In the recent case of Hilaire v Luton Borough Council the Employment Appeal Tribunal (EAT) found that removing a disabled local authority employee from the redundancy interview process and placing him in a new role without needing to go through the interview process would have removed the substantial disadvantage caused by his disability. However, to do this would have been unfair to other employees that were part of the same redundancy process and therefore was not a reasonable adjustment.
The claimant, Mr Hilaire, was a disabled employee of the respondent, Luton Borough Council, who suffered with depression including problems with memory, concentration and with social interaction. Along with colleagues, he was put at risk of redundancy and was told he could apply for a post in the Council’s new structure, and was given extra time and help to complete his application form. When he was asked to attend interview, he told the Council he could not attend and when the Council set a deadline for all interviews to be completed to be able to complete the restructure, the claimant refused to attend due to illness and as a result, was dismissed on redundancy grounds. He submitted a claim to the Employment Tribunal (ET) for, along with other claims, a failure to make reasonable adjustments on the basis that he felt the Council should have made a reasonable adjustment of offering a post in the new structure without requiring him to attend an interview. The claim was dismissed by the ET who stated that the provision, criterion, or practice (PCP) was the requirement for him to attend an interview and this did not place him at a disadvantage as he could have attended an interview if he wanted to, but had chosen not to attend as he felt his managers were conspiring against him to terminate his employment.
The claimant appealed to the EAT. They found that the ET’s view on whether the claimant could attend the interview was limited as it should have also considered if the claimant could participate in the interview and not be at a disadvantage when compared to other employees. The EAT decided that the PCP of requiring him to attend an interview did put him at a disadvantage because of his disability, because the evidence showed the problems he had with memory, concentration and social interaction would negatively impact his participation in the interview, when compared to those who were not disabled. However, it went on to find that the ET had reached the correct decision on the basis that the claimant would have chosen not to take part in an interview in any event, for reasons unrelated to his disability. I.e., the application of the PCP by the Council didn’t cause the disadvantage he suffered because he chose not to attend the interview for unrelated reasons.

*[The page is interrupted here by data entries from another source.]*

template <bool CLASSES, bool WEIGHTS>
__global__ void __launch_bounds__(TILE_PIX, DM2_FQ_BLOCKS)
k_render_forward_queue(dm2_render_desc d, const uint2* __restrict__ ranges, const uint32_t* __restrict__ face_list,
                       ImageState is, float* __restrict__ out_color, float* __restrict__ out_depth,
                       int32_t* __restrict__ out_tri_cnt, uint64_t* __restrict__ hit_masks,
                       uint32_t* __restrict__ hit_valid, float* __restrict__ pool, uint32_t pool_cap,
                       uint32_t* __restrict__ hit_base, float* __restrict__ face_weights STAMP_PARAM) {
    __shared__ FaceRec recs[FQ_CHUNK];
    __shared__ uint32_t s_ids[64];
    __shared__ FqPair s_pair[FQ_SURVCAP];
    __shared__ float s_ray[TILE_PIX * 6];
    __shared__ int s_off[FQ_CHUNK + 1];
    __shared__ uint32_t s_rect[FQ_CHUNK];
    __shared__ int s_kb[FQ_CHUNK];
    __shared__ int s_wtot[4];
    __shared__ int s_inv[17];
    __shared__ uint16_t s_slot[FQ_PAIRCAP];
    __shared__ uint32_t s_queue[4 * FQ_QCAP];
    __shared__ unsigned long long s_mask[TILE_PIX];
    __shared__ __attribute__((aligned(16))) unsigned long long s_bmask[FQ_CHUNK * 4];
    __shared__ int s_wtotc[4];
    __shared__ __attribute__((aligned(16))) uint32_t s_rcnt[8];
    __shared__ unsigned long long s_blend[FQ_SURVCAP / 64];
    __shared__ int s_bpre[4][FQ_SURVCAP / 64];
    __shared__ uint32_t s_cbase;
    __shared__ uint32_t s_maxlc;
    __shared__ float s_w[WEIGHTS ? FQ_CHUNK : 1];

    const uint32_t gx = (d.W + TILE - 1) / TILE, gy = (d.H + TILE - 1) / TILE;
    uint32_t tile;
    if (!tile_of_block(gx * gy * (uint32_t)d.B, is.tile_order, tile)) return;
    const int b = (int)(tile / (gx * gy));
    const uint32_t tyx = tile - (uint32_t)b * gx * gy;
    const int tile_y = (int)(tyx / gx), tile_x = (int)(tyx - (uint32_t)tile_y * gx);
    const int tid = threadIdx.x, lane = tid & 63, wid = tid >> 6;
    STAMP_DECL
    fill_inv_table(s_inv);
    s_mask[tid] = 0;
    if constexpr (WEIGHTS) { if (tid < FQ_CHUNK) s_w[tid] = 0.f; }
    if (hit_valid && blockIdx.x == 0 && tid == 0) hit_valid[0] = pool ? 3u : 2u;
    const int lx = tid & 15, ly = tid >> 4;
    const int X0 = tile_x * TILE, Y0 = tile_y * TILE;
    const uint32_t px = X0 + lx, py = Y0 + ly;
    const bool inside = (px < (uint32_t)d.W) && (py < (uint32_t)d.H);
    const int64_t pix = ((int64_t)b * d.H + py) * d.W + px;
    const uint32_t pmx = (uint32_t)d.patch_min[2 * b], pmy = (uint32_t)d.patch_min[2 * b + 1];
    const int X0a = X0 + (int)pmx, Y0a = Y0 + (int)pmy;
    const int xlim = min(TILE - 1, d.W - 1 - X0), ylim = min(TILE - 1, d.H - 1 - Y0);

    if (inside) {
        f3 ro, rd;
        pixel_ray(d, b, pix, px + pmx, py + pmy, d.full_W, d.full_H, ro, rd);
        s_ray[tid * 6] = ro.x; s_ray[tid * 6 + 1] = ro.y; s_ray[tid * 6 + 2] = ro.z;
        s_ray[tid * 6 + 3] = rd.x; s_ray[tid * 6 + 4] = rd.y; s_ray[tid * 6 + 5] = rd.z;
    }
    const uint2 range = ranges[tile];
    const int total = (int)(range.y - range.x);
    const uint4* const grecs = is.face_recs + (int64_t)b * d.F * FACE_REC_U4;
    const int rl = lane / FQ_REC_CHUNKS, rp = lane - rl * FQ_REC_CHUNKS;
    auto request_ids = [&](int nb) {
        if (wid == 2 && nb + lane < total) glds4(face_list + range.x + nb + lane, &s_ids[0]);
    };
    auto request_recs = [&](int nb) {
        const int nc2 = min(FQ_CHUNK, total - nb);
        for (int r0 = 4 * wid; r0 < nc2; r0 += 16) {
            const int r = r0 + rl;
            if (rl < 4 && r < nc2) glds16(grecs + (int64_t)s_ids[r] * FACE_REC_U4 + rp, &recs[r0]);
        }
    };
    if (total > 0) {
        request_ids(0);
        lds_prefetch_wait();
        __syncthreads();
        request_recs(0);
    }
    const float temp = d.aa_temperature;
    const bool use_aa = temp > 0.0f;
    const float pix_area = 1.0f;
    const int K = d.K;

    bool done = !inside;
    float pT = 1.0f, T = 1.0f;
    uint32_t last_contributor = 0;
    float C0 = 0.f, C1 = 0.f, C2 = 0.f, D = 0.f;
    int rec_cnt = 0;
    auto flush_weights = [&](int wb, int wn) {
        if (tid < wn) {
            const float w = s_w[tid];
            if (w != 0.0f) { atomicAdd(face_weights + (int64_t)b * d.F + face_list[range.x + wb + tid], w); s_w[tid] = 0.f; }
        }
    };

    STAMP(0)
    int n = 0;
    for (int base = 0; base < total; base += n) {
        lds_prefetch_wait();
        if constexpr (WEIGHTS) {
            const int ndone = __syncthreads_count(done);
            flush_weights(base - n, n);
            if (ndone == TILE_PIX) break;
        } else if (__syncthreads_count(done) == TILE_PIX) {
            break;
        }
        STAMP(1)
        n = min(FQ_CHUNK, total - base);
        const bool last_chunk = base + n >= total;
        int cnt = 0;
        if (tid < n) {
            uint32_t rect;
            cnt = face_pixel_rect(recs[tid].aa.bb, use_aa, X0a, Y0a, xlim, ylim, rect);
            s_rect[tid] = rect;
        }
        if (tid < FQ_CHUNK * 4) s_bmask[tid] = 0;
        if (tid < FQ_SURVCAP / 64) s_blend[tid] = 0;
        STAMP(2)
        if (wid == 0) {
            const int inc = wave_inclusive_scan(cnt);
            if (tid < n) {
                const int ex = inc - cnt;
                s_off[tid] = ex;
                const uint32_t r = s_rect[tid];
                s_kb[tid] = ex - (int)((r >> 4) & 15u) * ((int)((r >> 8) & 15u) + 1) - (int)(r & 15u);
            }
            if (lane == 63) s_off[n] = inc;
        }
        __syncthreads();
        int tot = s_off[n];
        if (tot > FQ_PAIRCAP) {
            n = find_face(s_off, n, FQ_PAIRCAP);
            tot = s_off[n];
        }
        STAMP(3)

        const int Q = (((tot + 3) >> 2) + 63) & ~63;
        int wcount = 0, wfull = 0;
        for (int r = 0; r < Q; r += 64) {
            const int k = wid * Q + r + lane;
            bool surv = false, full = false;
            uint32_t entry = 0;
            if (k < tot) {
                const int j = find_face(s_off, n, k);
                int qx, qy;
                pair_xy(s_rect[j], k - s_off[j], s_inv, qx, qy);
                uint32_t cmask = 0xF;
                surv = true;
                if (use_aa) {
                    const float pxmin = (float)(uint32_t)(X0a + qx), pymin = (float)(uint32_t)(Y0a + qy);
                    surv = classify_pixel(recs[j].aa, pxmin, pxmin + 1, pymin, pymin + 1, cmask);
                }
                full = surv && (cmask == 0xFu);
                entry = (uint32_t)(qy * TILE + qx) | ((uint32_t)j << 8) | (cmask << 14);
            }
            const unsigned long long bal = __ballot(surv);
            const int before = wcount + (int)__builtin_amdgcn_mbcnt_hi((uint32_t)(bal >> 32), __builtin_amdgcn_mbcnt_lo((uint32_t)bal, 0u));
            if (k < tot) s_slot[k] = (uint16_t)before;
            if (CLASSES) {
                const unsigned long long balf = __ballot(full), balc = bal & ~balf;
                const int rf = wfull + (int)__builtin_amdgcn_mbcnt_hi((uint32_t)(balf >> 32), __builtin_amdgcn_mbcnt_lo((uint32_t)balf, 0u));
                const int rc = (wcount - wfull) + (int)__builtin_amdgcn_mbcnt_hi((uint32_t)(balc >> 32), __builtin_amdgcn_mbcnt_lo((uint32_t)balc, 0u));
                if (surv) s_queue[wid * FQ_QCAP + (full ? FQ_QCAP - 1 - rf : rc)] = entry | ((uint32_t)before << 18);
                wfull += __popcll(balf);
            } else if (surv) s_queue[wid * FQ_QCAP + before] = entry;
            wcount += __popcll(bal);
        }
        if (lane == 0) { s_wtot[wid] = wcount; if (CLASSES) s_wtotc[wid] = wcount - wfull; }
        __syncthreads();
        STAMP(4)
        const int wb1 = s_wtot[0], wb2 = wb1 + s_wtot[1], wb3 = wb2 + s_wtot[2];
        int S = wb3 + s_wtot[3];
        const int ST0 = S;
        int wc1 = 0, wc2 = 0, wc3 = 0, SC = 0;
        if (CLASSES) { wc1 = s_wtotc[0]; wc2 = wc1 + s_wtotc[1]; wc3 = wc2 + s_wtotc[2]; SC = wc3 + s_wtotc[3]; }
        const int wf1 = wb1 - wc1, wf2 = wb2 - wc2, wf3 = wb3 - wc3;
        auto surv_before = [&](int k) -> int {
            if (k >= tot) return S;
            const int w = (k >= Q) + (k >= 2 * Q) + (k >= 3 * Q);
            return (w == 0 ? 0 : (w == 1 ? wb1 : (w == 2 ? wb2 : wb3))) + (int)s_slot[k];
        };
        int target = S;
        if (S > FQ_SURVCAP) target = FQ_SURVCAP;
        else if (FQ_TAILMIN > 0 && !last_chunk && S > TILE_PIX && (S & (TILE_PIX - 1)) != 0 && (S & (TILE_PIX - 1)) < FQ_TAILMIN) target = S & ~(TILE_PIX - 1);
        if (target < S) {
            int lo = 1, hi = n;
            while (hi - lo > 1) {
                const int mid = (lo + hi) >> 1;
                if (surv_before(s_off[mid]) <= target) lo = mid; else hi = mid;
            }
            const int S2 = surv_before(s_off[lo]);
            n = lo; tot = s_off[lo]; S = S2;
        }

        if (base + n < total) request_ids(base + n);
        uint32_t cbase = 0;
        if (pool && tid == 0) cbase = atomicAdd(hit_valid + 1, (uint32_t)S);
        constexpr int FQ_ROUNDS = CLASSES ? (FQ_PAIRCAP + TILE_PIX - 1) / TILE_PIX : FQ_SURVCAP / TILE_PIX;
        const int ST = CLASSES ? ST0 : S;
        float pool_ratio[FQ_ROUNDS];
        int pool_s[FQ_ROUNDS];
#pragma unroll
        for (int rnd = 0; rnd < FQ_ROUNDS; rnd++) { pool_ratio[rnd] = 0.f; pool_s[rnd] = -1; }
        if (!CLASSES && pool && lane == 0) s_rcnt[4 + wid] = 0;
#pragma unroll
        for (int rnd = 0; rnd < FQ_ROUNDS; rnd++) {
            if (rnd * TILE_PIX >= ST) break;
            const int t = tid + rnd * TILE_PIX;
            uint32_t entry = 0u;
            int s = t;
            if (CLASSES) {
                const bool isc = t < SC;
                const int tc = isc ? t : t - SC;
                const int b1 = isc ? wc1 : wf1, b2 = isc ? wc2 : wf2, b3 = isc ? wc3 : wf3;
                const int w = (tc >= b1) + (tc >= b2) + (tc >= b3);
                const int within = tc - (w == 0 ? 0 : (w == 1 ? b1 : (w == 2 ? b2 : b3)));
                if (t < ST) entry = s_queue[w * FQ_QCAP + (isc ? within : FQ_QCAP - 1 - within)];
                s = (w == 0 ? 0 : (w == 1 ? wb1 : (w == 2 ? wb2 : wb3))) + (int)((entry >> 18) & 255u);
            } else if (t < ST) {
                const int w = (s >= wb1) + (s >= wb2) + (s >= wb3);
                entry = s_queue[w * FQ_QCAP + (s - (w == 0 ? 0 : (w == 1 ? wb1 : (w == 2 ? wb2 : wb3))))];
            }
            bool blend_s = false;
            if (t < ST && s < S) {
            const int q = (int)(entry & 255u), j = (int)((entry >> 8) & 63u);
            const uint32_t cmask = (entry >> 14) & 15u;
            const FaceRec& fc = recs[j];
            const float pxmin = (float)(uint32_t)(X0a + (q & 15)), pxmax = pxmin + 1;
            const float pymin = (float)(uint32_t)(Y0a + (q >> 4)), pymax = pymin + 1;
            float oarea = 0.f;
            bool live = true;
            if (use_aa) {
                const int err = clip_area_classified(fc.aa, pxmin, pxmax, pymin, pymax, cmask, pix_area, oarea);
                live = !((err != 0) | (oarea == 0.0f));
            }
            float ratio = oarea / pix_area;
            const f3 ro = {s_ray[q * 6], s_ray[q * 6 + 1], s_ray[q * 6 + 2]};
            const f3 rd = {s_ray[q * 6 + 3], s_ray[q * 6 + 4], s_ray[q * 6 + 5]};
            const f3 p0 = {fc.v[0], fc.v[1], fc.v[2]}, p1 = {fc.v[3], fc.v[4], fc.v[5]}, p2 = {fc.v[6], fc.v[7], fc.v[8]};
            f3 tuv;
            const bool hit = ray_tri_intersection_pred(ro, rd, p0, p1, p2, tuv);
            float iuc, ivc; int code;
            clamp_bary_uv(tuv.y, tuv.z, iuc, ivc, code);
            const float i0 = 1 - iuc - ivc, i1 = iuc, i2 = ivc;
            ratio = mix_coverage(code, ratio, temp);
            blend_s = live & hit & (ratio != 0.0f);
            const float c0 = i0 * fc.col[0] + i1 * fc.col[3] + i2 * fc.col[6];
            const float c1 = i0 * fc.col[1] + i1 * fc.col[4] + i2 * fc.col[7];
            const float c2 = i0 * fc.col[2] + i1 * fc.col[5] + i2 * fc.col[8];
            FqPair out;
            out.c0 = blend_s ? c0 * fc.intense : 0.f; out.c1 = blend_s ? c1 * fc.intense : 0.f; out.c2 = blend_s ? c2 * fc.intense : 0.f;
            out.depth = blend_s ? i0 * fc.dep[0] + i1 * fc.dep[1] + i2 * fc.dep[2] : 0.f;
            out.alpha = blend_s ? fc.opacity * ratio : 0.f;
            out.flags = ((use_aa & live) ? QF_REC : 0u) | (blend_s ? QF_BLEND : 0u);
            if (blend_s) {
                pool_ratio[rnd] = ratio;
                if (CLASSES) { pool_s[rnd] = s; if (pool) atomicOr(&s_blend[s >> 6], 1ull << (s & 63)); }
            }
            if (out.flags) {
                s_pair[s] = out;
                atomicOr(&s_mask[q], 1ull << j);
                if (hit_masks && blend_s) atomicOr(&s_bmask[j * 4 + (q >> 6)], 1ull << (q & 63));
            }
            }
            if (!CLASSES && pool) {
                const unsigned long long bal = __ballot(blend_s);
                pool_s[rnd] = blend_s ? (int)__builtin_amdgcn_mbcnt_hi((uint32_t)(bal >> 32), __builtin_amdgcn_mbcnt_lo((uint32_t)bal, 0u)) : -1;
                if (lane == 0) s_rcnt[rnd * 4 + wid] = __popcll(bal);
            }
        }
        STAMP(5)
        if (pool && tid == 0) s_cbase = cbase;
        lds_prefetch_wait();
        __syncthreads();
        if (base + n < total) request_recs(base + n);
        if (hit_masks && tid < n * 4) hit_masks[((int64_t)range.x + base + (tid >> 2)) * 4 + (tid & 3)] = s_bmask[tid];
        if (pool) {
            const uint32_t cb = s_cbase;
            if (wid == 0) {
                int cj = 0;
                if (lane < n) {
                    const ulonglong2 m01 = reinterpret_cast<const ulonglong2*>(s_bmask)[2 * lane], m23 = reinterpret_cast<const ulonglong2*>(s_bmask)[2 * lane + 1];
                    cj = __popcll(m01.x) + __popcll(m01.y) + __popcll(m23.x) + __popcll(m23.y);
                }
                const int ex = wave_inclusive_scan(cj) - cj;
                if (lane < n) hit_base[(int64_t)range.x + base + lane] = cb + (uint32_t)ex;
            }
            if (!CLASSES) {
                const uint4 c03 = reinterpret_cast<const uint4*>(s_rcnt)[0], c47 = reinterpret_cast<const uint4*>(s_rcnt)[1];
                const uint32_t r0 = (wid > 0 ? c03.x : 0u) + (wid > 1 ? c03.y : 0u) + (wid > 2 ? c03.z : 0u);
                const uint32_t r1 = c03.x + c03.y + c03.z + c03.w + (wid > 0 ? c47.x : 0u) + (wid > 1 ? c47.y : 0u) + (wid > 2 ? c47.z : 0u);
                if (pool_s[0] >= 0) { const uint32_t slot = cb + r0 + (uint32_t)pool_s[0]; if (slot < pool_cap) pool[slot] = pool_ratio[0]; }
                if (FQ_ROUNDS > 1 && pool_s[FQ_ROUNDS > 1 ? 1 : 0] >= 0) { const uint32_t slot = cb + r1 + (uint32_t)pool_s[1]; if (slot < pool_cap) pool[slot] = pool_ratio[1]; }
            } else {
            {
                const int c = lane < FQ_SURVCAP / 64 ? __popcll(s_blend[lane < FQ_SURVCAP / 64 ? lane : 0]) : 0;
                const int ex = wave_inclusive_scan(c) - c;
                if (lane < FQ_SURVCAP / 64) s_bpre[wid][lane] = ex;
                __builtin_amdgcn_fence(__ATOMIC_SEQ_CST, "wavefront");
            }
#pragma unroll
            for (int rnd = 0; rnd < FQ_ROUNDS; rnd++) {
                const int s = pool_s[rnd];
                if (s >= 0) {
                    const uint32_t slot = cb + (uint32_t)(s_bpre[wid][s >> 6] + __popcll(s_blend[s >> 6] & ((1ull << (s & 63)) - 1ull)));
                    if (slot < pool_cap) pool[slot] = pool_ratio[rnd];
                }
            }
            }
        }

        {
            unsigned long long m = s_mask[tid];
            s_mask[tid] = 0;
            while (m && !done) {
                const int j = __ffsll((long long)m) - 1;
                m &= m - 1;
                const int k = s_kb[j] + ly * ((int)((s_rect[j] >> 8) & 15u) + 1) + lx;
                const FqPair pr = s_pair[surv_before(k)];
                if ((pr.flags & QF_REC) && rec_cnt < K) rec_cnt++;
                if (!(pr.flags & QF_BLEND)) continue;
                const float alpha = pr.alpha;
                const float test_T = T * (1 - alpha);
                if constexpr (WEIGHTS) atomicAdd(&s_w[j], alpha * T);
                C0 += pr.c0 * alpha * T; C1 += pr.c1 * alpha * T; C2 += pr.c2 * alpha * T;
                D += pr.depth * alpha * T;
                pT = T; T = test_T;
                last_contributor = (uint32_t)(base + j + 1);
                if (T < T_EPS) done = true;
            }
        }
        STAMP(6)
    }

    if (tid == 0) s_maxlc = 0;
    __syncthreads();
    if constexpr (WEIGHTS) flush_weights(total - n, n);
    { const uint32_t m = wave_inclusive_max(last_contributor); if (lane == 63 && m) atomicMax(&s_maxlc, m); }
    __syncthreads();
    if (tid == 0) is.tile_max_lc[tile] = s_maxlc;
    if (inside) {
        is.final_prev_T[pix] = pT;
        is.final_T[pix] = T;
        is.n_contrib[pix] = last_contributor;
        out_color[3 * pix] = C0 + T * d.background[0];
        out_color[3 * pix + 1] = C1 + T * d.background[1];
        out_color[3 * pix + 2] = C2 + T * d.background[2];
        out_depth[pix] = D + T * 1.0f;
        if (out_tri_cnt) out_tri_cnt[pix] = rec_cnt;
    }
    STAMP(7)
    STAMP_FLUSH
}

Whilst his claim failed, the EAT further considered whether there were any reasonable adjustments the respondent could have taken if the claimant had been able to demonstrate that he was at a substantial disadvantage because of his disability.
Whilst the claimant argued that a reasonable adjustment was that he should have been placed in a new role without the requirement to interview for it, the EAT found that although this would have removed the disadvantage to the claimant because of his disability, it would have impacted the other employees in the redundancy pool. The EAT noted that a reasonable adjustment should help to avoid or alleviate a disadvantage not create an advantage over and above that.
What can employers take from this?
When an employer is dealing with disabled employees’, when operating any PCP (which can be a one-off decision), it should consider firstly whether the employee is at a substantial disadvantage and if so, whether any reasonable adjustments can be made to overcome that disadvantage. A substantial disadvantage is anything that is more than minor or trivial. If a substantial disadvantage does exist, then the duty to make reasonable adjustments applies. The test of what is reasonable is ultimately an objective test, however when deciding if an adjustment is reasonable this case is a useful reminder that an employer can consider both if the adjustment will help to avoid or ease the disadvantage and also the wider impact and specifically whether the impact of an adjustment would go beyond that necessary and create an advantage for a disabled employee, over a non-disabled employees.